My first Archery buck taken 11/11/11


----------



## soldiergirl81 (Sep 29, 2010)

Very nice!!!


----------



## tsaxybabe (Feb 24, 2010)

Here's a link to my hunting photo album on Facebook! 

http://www.facebook.com/media/set/?set=a.1238513681278.2038726.1182330021&type=1&l=2365133b22


----------



## soldiergirl81 (Sep 29, 2010)

Love it!


----------



## KSGirl (Jan 6, 2010)

Not sure if you intended the pics to be of this years trophies only but here are pics of my trophies taken with a bow so far.....

This is my first buck with a bow, actually my first anything with my bow. Shot him in Nov. of 2010









My first turkey with my bow taken this past Spring turkey season.

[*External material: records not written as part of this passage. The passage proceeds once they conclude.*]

template <int WM, int WN, bool BNB, int NPF = 1, bool GATHER = false, bool P3 = false, bool D2C = false>
__global__ void __launch_bounds__(64 * WM * WN) __attribute__((amdgpu_waves_per_eu(1)))
gemm_nt_x62_kernel(const float* __restrict__ A, int64_t lda, const float* __restrict__ B, int64_t ldb,
                   float* __restrict__ C, int64_t ldc, int64_t M, int K, const float* __restrict__ bias,
                   float* __restrict__ stats, int64_t stats_ld, BnBwd bb, ConvGeo geo) {
  using Cfg = X62Cfg<WM, WN>;
  extern __shared__ __attribute__((aligned(16))) char smem[];
  int bx, by;
  xcd_remap2(bx, by);
  const int tid = threadIdx.x;
  const int lane = tid & 63;
  const int wave = __builtin_amdgcn_readfirstlane(tid >> 6);
  const int wm = wave / WN, wn = wave % WN;
  const int fr = lane & 15, fq = lane >> 4;
  const int n0 = by * Cfg::BN;
  const int Ntot = (int)gridDim.y * Cfg::BN;
  const int64_t mtiles = (M + Cfg::BM - 1) / Cfg::BM;
  const int nk = K / 32;
  const int64_t my_tiles = bx < mtiles ? (mtiles - 1 - bx) / gridDim.x + 1 : 0;
  const int T_ = (int)(my_tiles * nk);
  if (T_ == 0) {
    if (stats)
      for (int c = tid; c < Cfg::BN; c += Cfg::THREADS) {
        stats[(int64_t)bx * Ntot + n0 + c] = 0.f;
// ... 137 lines not shown
  for (int a = 0; a < 4; ++a)
#pragma unroll
    for (int b = 0; b < 4; ++b) acc[a][b] = f32x4{0.f, 0.f, 0.f, 0.f};
  float ssum[4][4], ssq[4][4], bia[BNB ? 1 : 4][4];
#pragma unroll
  for (int a = 0; a < 4; ++a)
#pragma unroll
    for (int b = 0; b < 4; ++b) {
      ssum[a][b] = ssq[a][b] = 0.f;
      if constexpr (!BNB) bia[a][b] = bias ? bias[n0 + wn * 64 + a * 16 + fq * 4 + b] : 0.f;
    }

  auto epilogue = [&](int64_t mt) __attribute__((always_inline)) {
    const int64_t mbase = mt * Cfg::BM;
    constexpr int EH = BNB ? 1 : 4;
#pragma unroll
    for (int ms = 0; ms < 4; ++ms) {
      const int64_t m = mbase + wm * 64 + ms * 16 + fr;
      const bool live = m < M;
#pragma unroll
      for (int nh = 0; nh < 4; nh += EH) {
      f32x4 ehv[EH], ed2[EH];
      uint32_t ebits[EH];
      if constexpr (BNB) {
#pragma unroll
        for (int e = 0; e < EH; ++e) {
          ehv[e] = ed2[e] = f32x4{0.f, 0.f, 0.f, 0.f};
          ebits[e] = 0u;
        }
        if (live) {
          int32_t d2row = -1;
          if constexpr (BNB && D2C) {
            const uint32_t mu = (uint32_t)m;
            const uint32_t img = (__umulhi(mu, bb.mg_hw) + mu) >> bb.sh_hw, rem = mu - img * (uint32_t)(bb.H * bb.W);
            const uint32_t ph = (__umulhi(rem, bb.mg_w) + rem) >> bb.sh_w, pw = rem - ph * (uint32_t)bb.W;
            if (((ph | pw) & 1u) == 0u) d2row = (int32_t)((img * (uint32_t)bb.OH + (ph >> 1)) * (uint32_t)bb.OW + (pw >> 1));
          }
#pragma unroll
          for (int e = 0; e < EH; ++e) {
            const int n = n0 + wn * 64 + (nh + e) * 16 + fq * 4;
            ehv[e] = *reinterpret_cast<const f32x4*>(static_cast<const float*>(bb.h) + m * ldc + n);
            if constexpr (D2C) {
              if (d2row >= 0)
                ed2[e] = *reinterpret_cast<const f32x4*>(static_cast<const float*>(bb.dy2) + (int64_t)d2row * ldc + n);
            } else {
              if (bb.dy2) ed2[e] = *reinterpret_cast<const f32x4*>(static_cast<const float*>(bb.dy2) + m * ldc + n);
            }
            ebits[e] = bb.mask ? (uint32_t)bb.mask[m * (Ntot >> 2) + (n >> 2)] : 0xfu;
          }
        }
      }
#pragma unroll
      for (int e = 0; e < EH; ++e) {
        const int ns = nh + e;
        const int n = n0 + wn * 64 + ns * 16 + fq * 4;
        f32x4 v = acc[ms][ns];
        acc[ms][ns] = f32x4{0.f, 0.f, 0.f, 0.f};
        if constexpr (!BNB) {
#pragma unroll
          for (int r = 0; r < 4; ++r) v[r] += bia[ns][r];
        }
        if constexpr (BNB) {
#pragma unroll
          for (int r = 0; r < 4; ++r) {
            const float dz = (ebits[e] >> r) & 1u ? v[r] + ed2[e][r] : 0.f;
            v[r] = dz;
            ssum[ns][r] += dz;
            ssq[ns][r] = fmaf(dz, ehv[e][r], ssq[ns][r]);
          }
        } else {
          if (stats && live) {
#pragma unroll
            for (int r = 0; r < 4; ++r) {
              ssum[ns][r] += v[r];
              ssq[ns][r] = fmaf(v[r], v[r], ssq[ns][r]);
            }
          }
        }
        if (live) *reinterpret_cast<f32x4*>(C + m * ldc + n) = v;
      }
      }
    }
  };

  using I0 = std::integral_constant<int, 0>;
  using I1 = std::integral_constant<int, (NPF > 1 ? 1 : 0)>;
  issue_loads(I0{});
  split_write(0, I0{});
  if (T_ > 1) issue_loads(I1{});
  if (NPF > 1 && T_ > 2) issue_loads(I0{});
  __syncthreads();
  int ks = 0;
  int64_t mt = bx;
  auto slice = [&](int t, auto PAR) __attribute__((always_inline)) {
    constexpr int par = decltype(PAR)::value;
    using SN = std::integral_constant<int, (NPF > 1 ? (par ^ 1) : 0)>;
    const int cur = par;
    const char* st = smem + cur * Cfg::STAGE;
    const char* pa = st;
    const char* pb = st + 3 * Cfg::PA;
    auto frag = [&](const char* plane, int row) __attribute__((always_inline)) -> bf16x8 {
      return *reinterpret_cast<const bf16x8*>(plane + row * 64 + ((fq ^ x62_swz(row)) << 4));
// ... 53 lines not shown
#pragma unroll
      for (int a = 0; a < 4; ++a)
#pragma unroll
        for (int b = 0; b < 4; ++b) {
          const int col = wn * 64 + a * 16 + fq * 4 + b;
          red[wm * Cfg::BN + col] = ssum[a][b];
          red[(WM + wm) * Cfg::BN + col] = ssq[a][b];
        }
    }
    __syncthreads();
    for (int c = tid; c < Cfg::BN; c += Cfg::THREADS) {
      float sa = 0.f, sb = 0.f;
#pragma unroll
      for (int w2 = 0; w2 < WM; ++w2) {
        sa += red[w2 * Cfg::BN + c];
        sb += red[(WM + w2) * Cfg::BN + c];
      }
      stats[(int64_t)bx * Ntot + n0 + c] = sa;
      stats[stats_ld + (int64_t)bx * Ntot + n0 + c] = sb;
    }
  }
}
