template <int NMO>
__device__ __forceinline__ uint4 relu_mask(const f32x16 (&acc)[NMO]) {
  unsigned w[4] = {0u, 0u, 0u, 0u};
#pragma unroll
  for (int mo = 0; mo < NMO; ++mo)
#pragma unroll
    for (int r = 0; r < 16; ++r) {
      const int on = max(__float_as_int(acc[mo][r]), 0) - 1;
      w[mo >> 1] = __builtin_amdgcn_alignbit(w[mo >> 1], (unsigned)on, 31);
    }
  return make_uint4(w[0], w[1], w[2], w[3]);
}

__device__ __forceinline__ float enc_trig(float a, int k) {
  const double kMagic = 6755399441055744.0;
  const double t = (double)a * 0.63661977236758134308;
  const double tm = t + kMagic;
  const int n = __double2loint(tm) + k;
  const double f = t - (tm - kMagic);
  const float r = (float)(f * 1.57079632679489661923);
  const float z = r * r;
  float ps = __builtin_fmaf(-1.9515295891e-4f, z, 8.3321608736e-3f);
  ps = __builtin_fmaf(ps, z, -1.6666654611e-1f);
  ps = __builtin_fmaf(ps * z, r, r);
  float pc = __builtin_fmaf(2.443315711809948e-5f, z, -1.388731625493765e-3f);
  pc = __builtin_fmaf(pc, z, 4.166664568298827e-2f);
  pc = __builtin_fmaf(pc * z, z, __builtin_fmaf(-0.5f, z, 1.0f));
  const float v = (n & 1) ? pc : ps;
  return __uint_as_float(__float_as_uint(v) ^ ((unsigned)(n & 2) << 30));
}

__device__ __forceinline__ float enc_domain(float x, int nfreq) {
  return __builtin_fabsf(x) < ldexpf(1.0f, 25 - nfreq) ? x : __builtin_nanf("");
}

__device__ __forceinline__ float enc_poison(float px, float py, float pz, float vx, float vy, float vz) {
  const float a = (enc_domain(px, kMultires) * 0.0f + enc_domain(py, kMultires) * 0.0f) + enc_domain(pz, kMultires) * 0.0f;
  const float b = (enc_domain(vx, kMultiresViews) * 0.0f + enc_domain(vy, kMultiresViews) * 0.0f) +
                  enc_domain(vz, kMultiresViews) * 0.0f;
  return __builtin_fabsf(a + b);
}

template <bool CAPTURE, int MODE = kMlpF32>
__device__ __forceinline__ void mlp_pass(Ring& rg, const float* aux, f32x4 (&A0)[4], f32x4 (&A1)[4], int lane,
                                         float px, float py, float pz, float vx, float vy, float vz,
                                         float (&raw)[4], uint4* mask_dst = nullptr , int mask_tid = 0,
                                         long long* tp = nullptr ) {
#ifdef NSR_PHASE_TIMING
  long long tpl = clock64();
#define NSR_TP(i) do { if (tp) { const long long t_ = clock64(); tp[i] += t_ - tpl; tpl = t_; } } while (0)
#else
#define NSR_TP(i) do { } while (0)
#endif
  const int h = lane >> 5;
  const int h4 = aux_half(lane);
  const float poison = enc_poison(px, py, pz, vx, vy, vz);
  float e[32];
  float ed[16];
  {
    const float p[3] = {px, py, pz};
    const float v[3] = {vx, vy, vz};
#pragma unroll
    for (int L = 0; L < kMultires; ++L)
#pragma unroll
      for (int ax = 0; ax < 3; ++ax) e[3 * L + ax] = enc_trig(enc_domain(p[ax], kMultires) * (float)(1 << L), h);
#pragma unroll
    for (int L = 0; L < kMultiresViews; ++L)
#pragma unroll
      for (int ax = 0; ax < 3; ++ax) ed[3 * L + ax] = enc_trig(enc_domain(v[ax], kMultiresViews) * (float)(1 << L), h);
    e[30] = h ? pz : px;
    e[31] = h ? 0.0f : py;
    ed[12] = h ? vz : vx;
    ed[13] = h ? 0.0f : vy;
    ed[14] = 0.0f;
    ed[15] = 0.0f;
  }

  f32x16 acc[8];
  f32x16 in[8];
  auto enc_src = [&](int kb, int i) { return e[(8 * kb + i) & 31]; };
  auto in_src = [&](int kb, int i) { return in[(kb >> 1) & 7][8 * (kb & 1) + i]; };
  constexpr bool B3 = MODE == kMlpB3;
  constexpr bool H2M = MODE == kMlpH2;
  float amax = 0.0f;
  const float* h2s = aux + kAuxH2Scale;
#if NSR_H2_SCHED == 3 && !defined(NSR_EXP_H2_NOFRAG) && !defined(NSR_EXP_H2_HALFBARRIER) && !defined(NSR_EXP_H2_NOSPLIT)
  constexpr bool TAIL = H2M && !CAPTURE;
#else
  constexpr bool TAIL = false;
#endif
  static_assert(kAuxBiasV == kAuxBias + 9 * 256, "the views layer's bias follows feature_linear's: 'bias of layer L + 1' for L = 8");
  NSR_TP(0);
  load_bias<8>(aux + kAuxBias, h4, acc);
  NSR_TP(2);
  if constexpr (B3) gemm_b3<8, 2>(rg, A0, A1, enc_src, acc, lane);
  else if constexpr (TAIL)
    gemm_h2_tail<4>(rg, A0, A1, enc_src, H2Scale{{h2s[0], 0.0f}, 4}, acc, lane, amax, H2Tail{acc, in, 0, h2_lds_base(aux + kAuxBias + 256, h4)});
  else if constexpr (H2M) gemm_h2<8, 4>(rg, A0, A1, enc_src, H2Scale{{h2s[0], 0.0f}, 4}, acc, lane, amax);
  else seg<8, 8>(rg, A0, A1, BArr<32>{e}, acc, lane);
  NSR_TP(1);
  if (CAPTURE) mask_dst[mask_tid] = relu_mask<8>(acc);
  if constexpr (!TAIL) {
#pragma unroll
    for (int mo = 0; mo < 8; ++mo) in[mo] = relu16(acc[mo]);
  }

  float alpha_part = 0.0f;
#pragma unroll 1
  for (int L = 1; L <= 8; ++L) {
    if constexpr (!TAIL) load_bias<8>(aux + kAuxBias + L * 256, h4, acc);
    NSR_TP(2);
    if (L == 5) {
      if constexpr (B3) gemm_b3<8, 2>(rg, A0, A1, enc_src, acc, lane);
      else if constexpr (H2M) gemm_h2<8, 4>(rg, A0, A1, enc_src, H2Scale{{h2s[9], 0.0f}, 4}, acc, lane, amax);
      else seg<8, 8>(rg, A0, A1, BArr<32>{e}, acc, lane);
      NSR_TP(1);
    }
    if (L == 8) {
      const float* wa = aux + kAuxWAlpha;
#pragma unroll
      for (int tq = 0; tq < 32; ++tq) {
        f32x4 w = *(const f32x4*)(wa + tq * 8 + h4);
#pragma unroll
        for (int kk = 0; kk < 4; ++kk)
          alpha_part = __builtin_fmaf(w[kk], in[(4 * tq + kk) >> 4][(4 * tq + kk) & 15], alpha_part);
      }
    }
    if constexpr (B3) gemm_b3<8, 8>(rg, A0, A1, in_src, acc, lane);
    else if constexpr (TAIL)
      gemm_h2_tail<16>(rg, A0, A1, in_src, H2Scale{{h2s[L], 0.0f}, 16}, acc, lane, amax,
                       H2Tail{acc, in, (L == 8) ? (int)0x80000000 : 0, h2_lds_base(aux + kAuxBias + (L + 1) * 256, h4)});
    else if constexpr (H2M) gemm_h2<8, 16>(rg, A0, A1, in_src, H2Scale{{h2s[L], 0.0f}, 16}, acc, lane, amax);
    else seg<8, 32>(rg, A0, A1, BRegs16<8>{in}, acc, lane);
    NSR_TP(1);
    if (CAPTURE && L < 8) mask_dst[L * 256 + mask_tid] = relu_mask<8>(acc);
    if constexpr (!TAIL) {
      const int thr = (L == 8) ? (int)0x80000000 : 0;
#pragma unroll
      for (int mo = 0; mo < 8; ++mo) in[mo] = clamp_bits16(acc[mo], thr);
    }
  }

  f32x16 av[4];
  if constexpr (TAIL) {
#pragma unroll
    for (int mo = 0; mo < 4; ++mo) av[mo] = acc[mo];
  } else {
    load_bias<4>(aux + kAuxBiasV, h4, av);
  }
  NSR_TP(2);
  if constexpr (B3) {
    auto v_src = [&](int kb, int i) {
      return kb < 16 ? in[(kb >> 1) & 7][8 * (kb & 1) + i] : (kb < 18 ? ed[(8 * (kb - 16) + i) & 15] : 0.0f);
    };
    gemm_b3<4, 5>(rg, A0, A1, v_src, av, lane);
  } else if constexpr (H2M) {
    auto v_src = [&](int kb, int i) { return kb < 16 ? in[(kb >> 1) & 7][8 * (kb & 1) + i] : ed[(8 * (kb - 16) + i) & 15]; };
    gemm_h2<4, 18>(rg, A0, A1, v_src, H2Scale{{h2s[10], h2s[11]}, 16}, av, lane, amax);
  } else {
    seg<4, 36>(rg, A0, A1, BViews{in, ed}, av, lane);
  }
  NSR_TP(1);
  if (CAPTURE) mask_dst[8 * 256 + mask_tid] = relu_mask<4>(av);

  float part[4] = {0.0f, 0.0f, 0.0f, alpha_part};
  if constexpr (H2M) {
    const float ov = amax > kH2Max ? __builtin_nanf("") : 0.0f;
    part[0] = part[1] = part[2] = ov;
    part[3] = alpha_part + ov;
  }
#pragma unroll
  for (int c = 0; c < 3; ++c) {
    const float* wr = aux + kAuxWRgb + c * 128;
#pragma unroll
    for (int mo = 0; mo < 4; ++mo)
#pragma unroll
      for (int rq = 0; rq < 4; ++rq) {
        f32x4 w = *(const f32x4*)(wr + (mo * 4 + rq) * 8 + h4);
#pragma unroll
        for (int ri = 0; ri < 4; ++ri)
          part[c] = __builtin_fmaf(w[ri], fmaxf(av[mo][rq * 4 + ri], 0.0f), part[c]);
      }
  }
#pragma unroll
  for (int c = 0; c < 4; ++c) {
    float other = __shfl_xor(part[c], 32);
    float lo_half = h ? other : part[c];
    float hi_half = h ? part[c] : other;
    raw[c] = ((lo_half + hi_half) + aux[(c < 3) ? (kAuxBRgb + c) : kAuxBAlpha]) + poison;
  }
  NSR_TP(3);
#undef NSR_TP
}

template <int NSS, int NFS>
struct ItemStateT {
  static constexpr int kNS = NSS, kNF = NFS;
  float tcoarse[NSS];
  float ufine[128];
  float ray[2][16];
  float zc[2][NSS];
  float rawc[2][NSS][4];
  float w0[2][NSS];
  float cdf[2][NSS];
  float zs[2][128];
  float zf[2][NFS];
  float rawf[2][NFS][4];
  float alpha[2][NFS];
  float wf[2][NFS];
  float tf[2][NFS];
  float om[2][NFS];
  float bwd_scratch[2][NFS][2];
  float psum[2][NFS / 32][12];
  float gnorm[2];
  float res[2][8];
};
typedef ItemStateT<64, 192> ItemState;
typedef ItemStateT<128, 256> ItemStateBig;
static_assert(sizeof(ItemState) == 23048, "the YCB-V layout is part of the shipped kernels' LDS budget");
template <int NS> struct ItemStateFor { typedef ItemState type; };
template <> struct ItemStateFor<128> { typedef ItemStateBig type; };

__device__ __forceinline__ float sigmoidf_(float x) { return 1.0f / (1.0f + expf(-x)); }

template <int S, int R = 2, int STRIDE = S, typename ST>
__device__ __forceinline__ void composite(ST& st, const float* z, float* raw, float* wout, float* tout, int tid,
                                          const float* noise = nullptr ,
                                          long long row0 = 0, int valid = R) {
  static_assert(S % 8 == 0, "scan is unrolled by 8");
// ... 325 lines not shown
    __syncthreads();
  }
}

__device__ __forceinline__ void gen_ray(const float* __restrict__ c2w, float fx, float fy, float cx, float cy,
                                        int row, int col, float (&o)[3], float (&d)[3]) {
  const float dx = ((float)col - cx) / fx;
  const float dy = -(((float)row - cy) / fy);
  const float dz = -1.0f;
#pragma unroll
  for (int a = 0; a < 3; ++a) {
    d[a] = ((dx * c2w[a * 4 + 0]) + (dy * c2w[a * 4 + 1])) + (dz * c2w[a * 4 + 2]);
    o[a] = c2w[a * 4 + 3];
  }
}

struct RenderArgs {
  const float* nets;
  long long net_stride;
  const float* aux[2];
  const float* tcoarse;
  const float* ufine;
  const float* rays_o;
  const float* rays_d;
  const float* c2w;
  float fx, fy, cx, cy;
  int H, W;
  long long n_rays;
  float near_, far_;
  int fine;
  int camera;
  int white_bkgd;
  int lindisp;
  float *rgb, *disp, *acc, *rgb0, *disp0, *acc0, *z_std;
  float *dbg_w0, *dbg_zs, *dbg_zf, *dbg_raw0, *dbg_raw;
  long long* dbg_inds;
  float* zf_scratch;
  int chunk;
  unsigned* sched_flags;
  unsigned* status;
  int super_lg;
  int spin_max;
  unsigned epoch;
  unsigned* epoch_counter;
  unsigned long long* work_counter;
  const float* viewdirs;
  const float* t_rand;
  const float* u_rays;
  const float* noise0;
  const float* noise1;
  const float* near_rays;
  const float* far_rays;
  unsigned long long* ovf_items;
  unsigned* ovf_stat;
  unsigned ovf_cap;
  const unsigned long long* item_list;
  const unsigned* item_count;
  unsigned item_cap;
};

__device__ __forceinline__ void load_aux(char* smem, const RenderArgs& a, int tid) {
  float* dst = (float*)(smem + kLdsAux);
  for (int i = tid; i < kAuxFloats; i += 256) {
    dst[i] = a.aux[0][i];
    dst[kAuxFloats + i] = a.aux[1][i];
  }
}

#if NSR_UNIT_F32
__global__ void k_set_args(const RenderArgs a, RenderArgs* dst) {
  *dst = a;
  *a.work_counter = 0ull;
  if (a.ovf_stat) a.ovf_stat[0] = 0u;
  if (a.epoch_counter) dst->epoch = *a.epoch_counter = *a.epoch_counter % 4094u + 1u;
}
#endif

constexpr long long kItemMask = (1ll << 62) - 1;
__device__ __forceinline__ long long queue_next_item(const RenderArgs& q) {
  const unsigned long long v = atomicAdd(q.work_counter, 1ull);
  if (q.item_list) {
    unsigned n = *q.item_count;
    n = n < q.item_cap ? n : q.item_cap;
    return v < (unsigned long long)n ? (long long)q.item_list[v] : -1ll;
  }
  return v < (unsigned long long)((q.n_rays + 1) >> 1) ? (long long)(v | (3ull << 62)) : -1ll;
}
__device__ __forceinline__ long long queue_item_of(const RenderArgs& q, unsigned long long v) {
  if (q.item_list) {
    unsigned n = *q.item_count;
    n = n < q.item_cap ? n : q.item_cap;
    return v < (unsigned long long)n ? (long long)q.item_list[v] : -1ll;
  }
  return v < (unsigned long long)((q.n_rays + 1) >> 1) ? (long long)(v | (3ull << 62)) : -1ll;
}
__device__ __forceinline__ long long queue_items(const RenderArgs& q) {
  if (q.item_list) { const unsigned n = *q.item_count; return (long long)(n < q.item_cap ? n : q.item_cap); }
  return (q.n_rays + 1) >> 1;
}
__device__ __forceinline__ void range_mark(int* ovf, float chk, int lane) {
#ifndef NSR_EXP_NO_RANGE
  if (chk != chk && lane < 32) atomicAdd(ovf, 1);
#endif
}
__device__ __forceinline__ unsigned range_report(const RenderArgs& a, int* ovf, long long item, int valid) {
#ifdef NSR_EXP_NO_RANGE
  return 0u;
#endif
  const int p0 = ovf[0], p1 = valid == 2 ? ovf[1] : 0;
  if ((p0 | p1) != 0 && a.ovf_stat) {
    const unsigned long long mask = (p0 ? 1ull : 0ull) | (p1 ? 2ull : 0ull);
    const unsigned n = atomicAdd(a.ovf_stat, 1u);
    atomicAdd(a.ovf_stat + 1, (unsigned)(p0 + p1));
    if (n < a.ovf_cap) {
      a.ovf_items[n] = (unsigned long long)item | (mask << 62);
      atomicAdd(a.ovf_stat + 2, (unsigned)((p0 != 0) + (p1 != 0)));
    } else {
      atomicAdd(a.ovf_stat + 3, 1u);
      return (unsigned)mask;
    }
  }
  return 0u;
}
__device__ __forceinline__ void range_poison(const RenderArgs& a, long long ray0, unsigned mask) {
  const float qn = __builtin_nanf("");
  for (int r = 0; r < 2; ++r) {
    if (!((mask >> r) & 1u)) continue;
    const long long rr = ray0 + r;
    float* const v3[2] = {a.rgb, a.rgb0};
    float* const v1[5] = {a.disp, a.acc, a.disp0, a.acc0, a.z_std};
    for (int k = 0; k < 2; ++k) if (v3[k]) { v3[k][rr * 3] = qn; v3[k][rr * 3 + 1] = qn; v3[k][rr * 3 + 2] = qn; }
    for (int k = 0; k < 5; ++k) if (v1[k]) v1[k][rr] = qn;
  }
}

__device__ __forceinline__ void wave_lds_sync() {
  __builtin_amdgcn_fence(__ATOMIC_RELEASE, "wavefront");
  __builtin_amdgcn_wave_barrier();
  __builtin_amdgcn_fence(__ATOMIC_ACQUIRE, "wavefront");
}
__device__ __forceinline__ void lds_barrier() { asm volatile("s_waitcnt lgkmcnt(0)\n\ts_barrier" ::: "memory"); }

template <typename ST>
struct FwdItemExtra {
  float om[2][ST::kNS];
  float tf[2][ST::kNS];
  float zf[2][ST::kNF];
  float ray[2][16];
  float res[2][8];
  long long pend;
  long long next;
};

Shot this doe in Oct. of this year still trying for a buck this season.


----------



## soldiergirl81 (Sep 29, 2010)

Doesn't matter how long ago, certainly not only this year!  I'm trying to get pics uploaded of my husband's wall, my buck isn't back from the taxi yet


----------



## ArkBowHuntress (May 10, 2010)

Those are some awesome bucks ladies!! I can't way for my lucky day! I'll be posting pics everywhere!


----------



## sczar (Sep 18, 2010)

KsGirl nice shootin... The only thing missing in those pictures is that fanacy ink pen lol


----------



## sczar (Sep 18, 2010)

PaHuntress Nice shooting ,,,


----------



## Woody69 (Feb 17, 2007)

I was half expecting to see a pic of a man's hairy sack attached to a plaque hanging on a wall somewhere !!! LOL (you know you have all thought about it at some point) :wink:

Nice pics ladies ! :thumbs_up

Woody


----------



## soldiergirl81 (Sep 29, 2010)

Woody69 said:


> I was half expecting to see a pic of a man's hairy sack attached to a plaque hanging on a wall somewhere !!! LOL (you know you have all thought about it at some point) :wink:
> 
> Nice pics ladies ! :thumbs_up
> 
> Woody


Hey, this thread's just getting started! LOL That's funny Woody, because my ex husband would be on the list for THAT hunt!


----------



## ttate (Jan 31, 2011)

Nice Job Pa...KSgirl that is a beautiful buck and I love the Turkey shot. I will have to remember when I take my first turkey to get a pic like that.


----------



## KSGirl (Jan 6, 2010)

Thanks ttate my husband was snapping pics as I was walking. They turned kinda cool good thing I didn't he was taking pics of my backside cause I would have killed him. LOL!


----------



## PAHuntress69 (Jul 27, 2011)

KSGirl said:


> Thanks ttate my husband was snapping pics as I was walking. They turned kinda cool good thing I didn't he was taking pics of my backside cause I would have killed him. LOL!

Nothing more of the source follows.